- It's now 1940, and Nel visits Sula after hearing that she is very ill. It's been three years since Nel has seen her friend, and we learn that Nel has had to work as a cleaning lady and chambermaid after Jude leaves in order to take care of her kids.
- Other people in the Bottom think that Sula's sickness is "retribution" (1940.6) for all the horrible things she's done, but Nel goes to visit her out of a sense of "virtue" (1940.6).
- When Nel gets to Sula's house, she asks if there is anything she needs, and Sula tells her that she has a prescription for pain medicine that she needs filled.
- When Nel starts to ask Sula for money to pay for the medicine, "Something in [Sula's] eye right there in the corner stopped her from completing her question" (1940.13). She realizes that Sula probably doesn't have the money to pay, or simply doesn't want to, but she heads to the drugstore anyway.
- While she's gone, Sula starts to wonder why Nel has come. She's not sure if she's there because she wants to be friends again or to simply "gloat" (1940.14) at the fact that Sula is ill.
- Once Nel returns with the medicine, she tries to engage Sula in some polite small talk, but Sula wants none of this.

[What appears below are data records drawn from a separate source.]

## Skip redundant uniform-row rasterisation in resident worker after double-buffered frames are primed

```diff
diff --git a/triton-racer-sim_amd/csrc/trsim_env.hpp b/triton-racer-sim_amd/csrc/trsim_env.hpp
--- a/triton-racer-sim_amd/csrc/trsim_env.hpp
+++ b/triton-racer-sim_amd/csrc/trsim_env.hpp
@@ -20,7 +20,7 @@
     hipEvent_t ev[8] = {};
     trsim::DevBuf<> slab;
     trsim::DevBuf<uint8_t> img[2];
-    bool uniform_ok[2] = {false, false};
+    trsim::UniformRows uniform_ok;
     trsim::DevBuf<float> depth[2];
     trsim::DevBuf<> blob_p;
     trsim::DevBuf<> blob_r;
diff --git a/triton-racer-sim_amd/csrc/trsim_hip.hip b/triton-racer-sim_amd/csrc/trsim_hip.hip
--- a/triton-racer-sim_amd/csrc/trsim_hip.hip
+++ b/triton-racer-sim_amd/csrc/trsim_hip.hip
@@ -260,7 +260,7 @@
         const FrameDesc fd = frame_desc<DEPTH>(p, img, dep, e);
         RasterThread rl = rth;
         if constexpr (LIGHT && !HILLS && !DYN) rl.pal_off = light_wave_palette(p, lds_off_lpal, llight + (e - e_begin) * 8, lfilt, wave, lane);
-        if (!sp.skip_uniform) raster_uniform_rows<DEPTH>(p, rl, fd);
+        if (!((sp.skip_uniform >> (abs_step & 1u)) & 1)) raster_uniform_rows<DEPTH>(p, rl, fd);
         float4 cam;
         const int j = e - e_begin;
         if (sidx < 0) {
@@ -882,13 +882,12 @@
 bool resident_steps(const trs_env* e) { return trsim::resident_on(e); }
 
 int launch_step(trs_env* e, const float* st, const float* th, const float* br, const uint8_t* rs, int synth,
-                int n_phys, int r_first, int r_last, uint64_t step_base, bool keep_uniform = false)
+                int n_phys, int r_first, int r_last, uint64_t step_base)
 {
     const Variant v = trsim::variant_of(e);
     const StepKernel kernel = kStepKernels[v];
     if (!kernel) return fail(TRS_ERR_STATE, "internal error: no step kernel is built for this combination of camera, track, frame filter and lighting");
     SParams sp;
-    const bool dyn = (v & kVDyn) != 0;
     sp.ph = e->pp;
     sp.ph.ctl_steer = st; sp.ph.ctl_thr = th; sp.ph.ctl_brk = br; sp.ph.ctl_reset = rs; sp.ph.ctl_stride = e->seq_stride;
     sp.ph.synth = synth; sp.ph.n_steps = n_phys; sp.ph.write_cam = 1; sp.ph.step_off = (uint32_t)step_base;
@@ -901,24 +900,20 @@
     sp.cam_stride = e->pp.envs_per_wg;
     const StepLds lds = step_lds_layout(e->lds_step, sp.cam_stride, e->H, e->W, v, n_phys);
     sp.lds_off_cam = lds.cam; sp.lds_off_prog = lds.prog;
-    sp.skip_uniform = 0;
-    for (int r = r_first; r <= r_last; ++r) {
-        const int b = (int)((step_base + (uint64_t)(int64_t)r) & 1u);
-        if (keep_uniform && r_first == r_last && e->uniform_ok[b] && !dyn && !e->lens_on && !e->light_on) sp.skip_uniform = 1;
-        else e->uniform_ok[b] = !dyn && !e->lens_on && !e->light_on;
-    }
+    sp.skip_uniform = (int)e->uniform_ok.skip_mask(v);
+    if (r_first <= r_last) e->uniform_ok.rendered(v, step_base + (uint64_t)(int64_t)r_first, (uint64_t)(r_last - r_first + 1));
     sp.fp = trsim::fparams_of(e, lds.dyn);
     hipLaunchKernelGGL(kernel, dim3(grid_of(e)), dim3(kBlock), lds.total, e->sP, sp);
     HIPCHK(hipGetLastError());
     return TRS_OK;
 }
 
-int run_camera_steps(trs_env* e, const float* st, const float* th, const float* br, const uint8_t* rs, int synth, int n, int per_launch, bool keep_uniform = false)
+int run_camera_steps(trs_env* e, const float* st, const float* th, const float* br, const uint8_t* rs, int synth, int n, int per_launch)
 {
     const uint64_t s0 = e->step_count;
     int rc = TRS_OK;
     if (n == 1) {
-        rc = launch_step(e, st, th, br, rs, synth, 1, 0, 0, s0, keep_uniform);
+        rc = launch_step(e, st, th, br, rs, synth, 1, 0, 0, s0);
     } else {
         const int kmax = std::max(1, std::min(per_launch, steps_that_fit(e, trsim::variant_of(e), e->lds_step)));
         for (int done = 0; done < n && !rc;) {
@@ -1013,6 +1008,7 @@
     r.stats = e->stats.get();
     if (cfg->render) {
         e->img_bytes = n * (size_t)e->H * e->W * 3;
+        e->uniform_ok.invalidate();
         for (int b = 0; b < 2; ++b) {
             HIPCHK(e->img[b].alloc(e->img_bytes));
             HIPCHK(hipMemsetAsync(e->img[b].get(), 0, e->img_bytes, e->sP));
@@ -1613,9 +1609,9 @@
     std::vector<uint32_t> pal(e->tab.palette);
     if (e->has_frame_filter && !e->filter_dynamic && !e->light_on)
         for (auto& c : pal) c = filter_colour(e->frame_filter, c);
+    { int rq = sync_all(e); if (rq) return rq; }
     e->rp.uni_rows = (e->hilly || e->lens_on) ? 0 : leading_uniform_rows(pal, e->H);
-    e->uniform_ok[0] = e->uniform_ok[1] = false;
-    { int rq = sync_all(e); if (rq) return rq; }
+    e->uniform_ok.invalidate();
     HIPCHK(hipMemcpy(e->blob_r.get() + e->rp.off_pal, pal.data(), pal.size() * 4, hipMemcpyHostToDevice));
     if (e->lens_on && e->lens_dev.get()) {
         std::vector<uint32_t> lp(e->lens.palette);
@@ -2215,7 +2211,7 @@
 {
     if (!e || !e->track_loaded) return fail(TRS_ERR_STATE, "no track loaded");
     { int rq = quiesce(e); if (rq) return rq; }
-    const int rc = e->cfg.render ? run_camera_steps(e, d_st, d_th, d_br, nullptr, 0, 1, 1, true) : run_physics_steps(e, d_st, d_th, d_br, nullptr, 0, 1, 1);
+    const int rc = e->cfg.render ? run_camera_steps(e, d_st, d_th, d_br, nullptr, 0, 1, 1) : run_physics_steps(e, d_st, d_th, d_br, nullptr, 0, 1, 1);
     if (!rc) trsim::resident_note_launch(e);
     return rc;
 }
diff --git a/triton-racer-sim_amd/csrc/trsim_plan.hpp b/triton-racer-sim_amd/csrc/trsim_plan.hpp
--- a/triton-racer-sim_amd/csrc/trsim_plan.hpp
+++ b/triton-racer-sim_amd/csrc/trsim_plan.hpp
@@ -130,6 +130,27 @@
     return resident && !resident_fits(lds_step, epw, H, W, v) ? LdsFit::no_worker : LdsFit::ok;
 }
 
+constexpr bool variant_keeps_uniform(Variant v) { return !(v & (kVDyn | kVLens | kVLight)); }
+struct UniformRows {
+    bool ok[2] = {false, false};
+    void invalidate() { ok[0] = ok[1] = false; }
+    unsigned skip_mask(Variant v) const { return variant_keeps_uniform(v) ? (ok[0] ? 1u : 0u) | (ok[1] ? 2u : 0u) : 0u; }
+    void rendered(Variant v, unsigned long long first, unsigned long long n)
+    {
+        for (unsigned long long k = 0; k < n && k < 2; ++k) ok[(first + k) & 1ull] = variant_keeps_uniform(v);
+    }
+};
+
+TRS_HD inline bool worker_skips_uniform(unsigned mask, unsigned long long start, unsigned long long s) { return ((mask >> (s & 1ull)) & 1u) != 0 || s - start >= 2; }
+TRS_HD inline int worker_step_stores(int nstep, int nuni, bool skips) { return skips ? nstep - nuni : nstep; }
+TRS_HD inline int worker_wait_count(unsigned mask, unsigned long long start, unsigned long long owed, unsigned long long s, int nstep, int nuni, int uni_now)
+{
+    int n = uni_now;
+    for (unsigned long long q = owed + 1; q < s; ++q) n += worker_step_stores(nstep, nuni, worker_skips_uniform(mask, start, q));
+    return n;
+}
+TRS_HD inline int worker_lag(int nstep, int nuni, bool skipping) { return (2 * worker_step_stores(nstep, nuni, skipping) + (skipping ? 0 : nuni) <= 63) ? 3 : 2; }
+
 struct TrackLayout {
     struct Phys { int off_py, off_pz, off_tan, tan_in_lds, off_gstart, off_gpts, blob_bytes, off_scratch, pts_bytes, lds_p; } p;
     struct Raster { int map_pitch_b, off_rowtab, off_pal, off_depth, off_sky, blob_bytes, lds_r; } r;
diff --git a/triton-racer-sim_amd/csrc/trsim_resident.hip b/triton-racer-sim_amd/csrc/trsim_resident.hip
--- a/triton-racer-sim_amd/csrc/trsim_resident.hip
+++ b/triton-racer-sim_amd/csrc/trsim_resident.hip
@@ -68,6 +68,7 @@
     unsigned long long checkin_ticks;
     int lds_off_phys, lds_off_ctl, n_blocks;
     int lds_off_hill;
+    unsigned uni_mask;
     FParams fp;
 };
 #ifndef TRS_RESIDENT_DIAG
@@ -91,6 +92,7 @@
     uint64_t seen_done = 0;
     bool launched = false;
     bool fell_back = false;
+    uint64_t gen_start = 0; Variant gen_variant = 0;
     bool dc_ready = false; uint64_t dc_ready_for = 0;
     std::chrono::steady_clock::time_point t_launch{};
     std::chrono::steady_clock::time_point t_fallback{};
@@ -541,7 +543,8 @@
     int own = 0;
     for (int j = wave; j < n_loc; j += kRasterThreads / 64) ++own;
     const int nuni = nu * n_loc, nstep = (nu + ng) * n_loc + 2 * own;
-    const int lag = (2 * nstep + nuni <= 63) ? 3 : 2;
+    constexpr bool kSkipUniform = !DYN && !HILLS && !LIGHT && !LENS;
+    const int lag = worker_lag(nstep, nuni, kSkipUniform);
     unsigned char* optr = nullptr;
     {
         unsigned char* const tab[14] = {(unsigned char*)P.x, (unsigned char*)P.y, (unsigned char*)P.z, (unsigned char*)P.yaw, (unsigned char*)P.v,
@@ -698,16 +701,19 @@
             }
             continue;
         }
-        const bool sweep = ahead == 0;
+        const bool skipu = kSkipUniform && worker_skips_uniform(wp.uni_mask, wp.start, s);
+        const bool sweep = ahead == 0 && !skipu;
         if (sweep)
             for (int j = 0; j < n_loc; ++j) raster_uniform_rows<DEPTH>(p, rth, frame_desc<DEPTH>(p, img, dep, e_begin + j));
         for (int j = 0; j < n_loc; ++j) {
             const FrameDesc fd = frame_desc<DEPTH>(p, img, dep, e_begin + j);
-            if (!sweep) raster_uniform_rows<DEPTH>(p, rth, fd);
+            if (!sweep && !skipu) raster_uniform_rows<DEPTH>(p, rth, fd);
             if (j == 0)
                 while (s - owed >= keep) {
                     const u64 tv0 = probe ? now_clk() : 0;
-                    if (!(kDiag & 1)) wait_vmcnt_le((int)(s - owed - 1) * nstep + (sweep ? nuni : nu));
+                    if (!(kDiag & 1))
+                        wait_vmcnt_le(kSkipUniform ? worker_wait_count(wp.uni_mask, wp.start, owed, s, nstep, nuni, skipu ? 0 : (sweep ? nuni : nu))
+                                                   : (int)(s - owed - 1) * nstep + (sweep ? nuni : nu));
                     if (probe) t_vm += now_clk() - tv0;
                     raster_arrive(l, owed++, lane);
                 }
@@ -955,7 +961,8 @@
     wp.ph = e->pp; wp.ph.synth = 0; wp.ph.write_cam = 0; wp.ph.n_steps = 0; wp.ph.step_off = 0; wp.ph.ctl_stride = 0;
     wp.ra = e->rp;
     wp.img0 = e->img[0].get(); wp.img1 = e->img[1].get(); wp.dep0 = e->depth[0].get(); wp.dep1 = e->depth[1].get();
-    e->uniform_ok[0] = e->uniform_ok[1] = false;
+    wp.uni_mask = e->cfg.render ? e->uniform_ok.skip_mask(variant_of(e)) : 0u;
+    R->gen_start = start; R->gen_variant = e->cfg.render ? variant_of(e) : 0u;
     wp.mb = mb; wp.dc = R->dc.get();
     wp.start = start;
     wp.idle_ticks = (unsigned long long)R->idle_us * 100ull;
@@ -979,11 +986,19 @@
     return TRS_OK;
 }
 
+void worker_rendered(trs_env* e, uint64_t consumed)
+{
+    Resident* R = e->res;
+    if (e->cfg.render && consumed > R->gen_start) e->uniform_ok.rendered(R->gen_variant, R->gen_start, consumed - R->gen_start);
+    R->gen_start = std::max(R->gen_start, consumed);
+}
+
 int worker_error(trs_env* e)
 {
     const uint64_t err = host_load(&e->res->mb->error);
     if (!err) return TRS_OK;
     e->res->broken = true;
+    e->uniform_ok.invalidate();
     static const char* const what[] = {"", "waiting for a post", "camera ring back-pressure", "waiting for the physics team", "forwarding the last arrivals",
                                        "team barrier of the dynamic-brightness batch", "", "abort injected by trs_resident_debug_abort (test hook)", "",
                                        "dynamic LDS segment not at offset 0"};
@@ -1023,6 +1038,7 @@
     int rc = worker_error(e);
     if (rc) return rc;
     const uint64_t consumed = host_load(&R->mb->consumed), posted = host_load(&R->mb->posted);
+    worker_rendered(e, consumed);
     if (host_load(&R->mb->exited) == kExitNotCoresident)
         return fall_back_to_launches(e, consumed, "the launch did not get every CU within 2 ms");
     if (consumed > R->seen_done) R->seen_done = consumed;
@@ -1054,6 +1070,7 @@
     R->running = false;
     int rc = worker_error(e);
     if (rc) return rc;
+    worker_rendered(e, host_load(&R->mb->consumed));
     return fall_back_to_launches(e, host_load(&R->mb->consumed), "the launch had not started after 250 ms");
 }
 
```

Result: faster. 125.5 million env-steps/s, median of 6 (+15.9%).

- So the two start to have an honest conversation about their lives and all that's happened between them. Nel tells Sula that, as a Black woman, she "can't be walking around all independent-like, doing whatever [she] like[s], taking what [she] want[s], leaving what [she] don't" (1940.39).
- But Sula disagrees. She doesn't think she needs a husband or kids, and she doesn't see the point in trying to "keep" a man. Talk eventually turns to Sula's affair with Jude, and Nel finally gets to ask Sula for an explanation. The one she gets doesn't make her feel any better.
- Sula says, "Well, there was this space in front if me, behind me, in my head. Some space. And Jude filled it up. That's all. He just filled up the space" (1940.67).
- Nel can't believe what she hears: that Sula stole her husband when she didn't even love him. She struggles to understand how Sula could do such a thing when Nel had always been so "good" to her (1940.70), but Sula tells her that that doesn't mean anything. Being good is "risky" she tells her, because "you don't get nothing for it" (1940.71).
- The two keep going back and forth, Nel getting more and more upset with Sula's complete unwillingness to accept any responsibility, until Nel finally decides to leave and tells Sula that she won't be visiting her again.
- Sula thinks about the fact that Nel seems to have forgotten that they "were [once] two throats and one eye" (1940.87).
- After falling asleep, Sula has a dream about the Clabber Girl baking powder lady (baking powder is one of the gifts Ajax brought her. In the dream she tries to get close to the lady, but she always "disintegrated into white dust" (1940.91) that overtakes Sula, causing her to wake up "gagging and overwhelmed with the smell of smoke" (1940.91).
- Sula's pain becomes unbearable, but she can't yell for help. She lies in bed in what was once Eva's room and looks at the window Eva threw herself out of in order to save Hannah all those years ago. Suddenly, Sula realizes that she's no longer breathing, that "her heart had stopped completely" (1940.93).
- She realizes she is dead, and she can't wait to tell Nell that "it didn't even hurt" (1940.94). Her final thought is of the friend she has lost.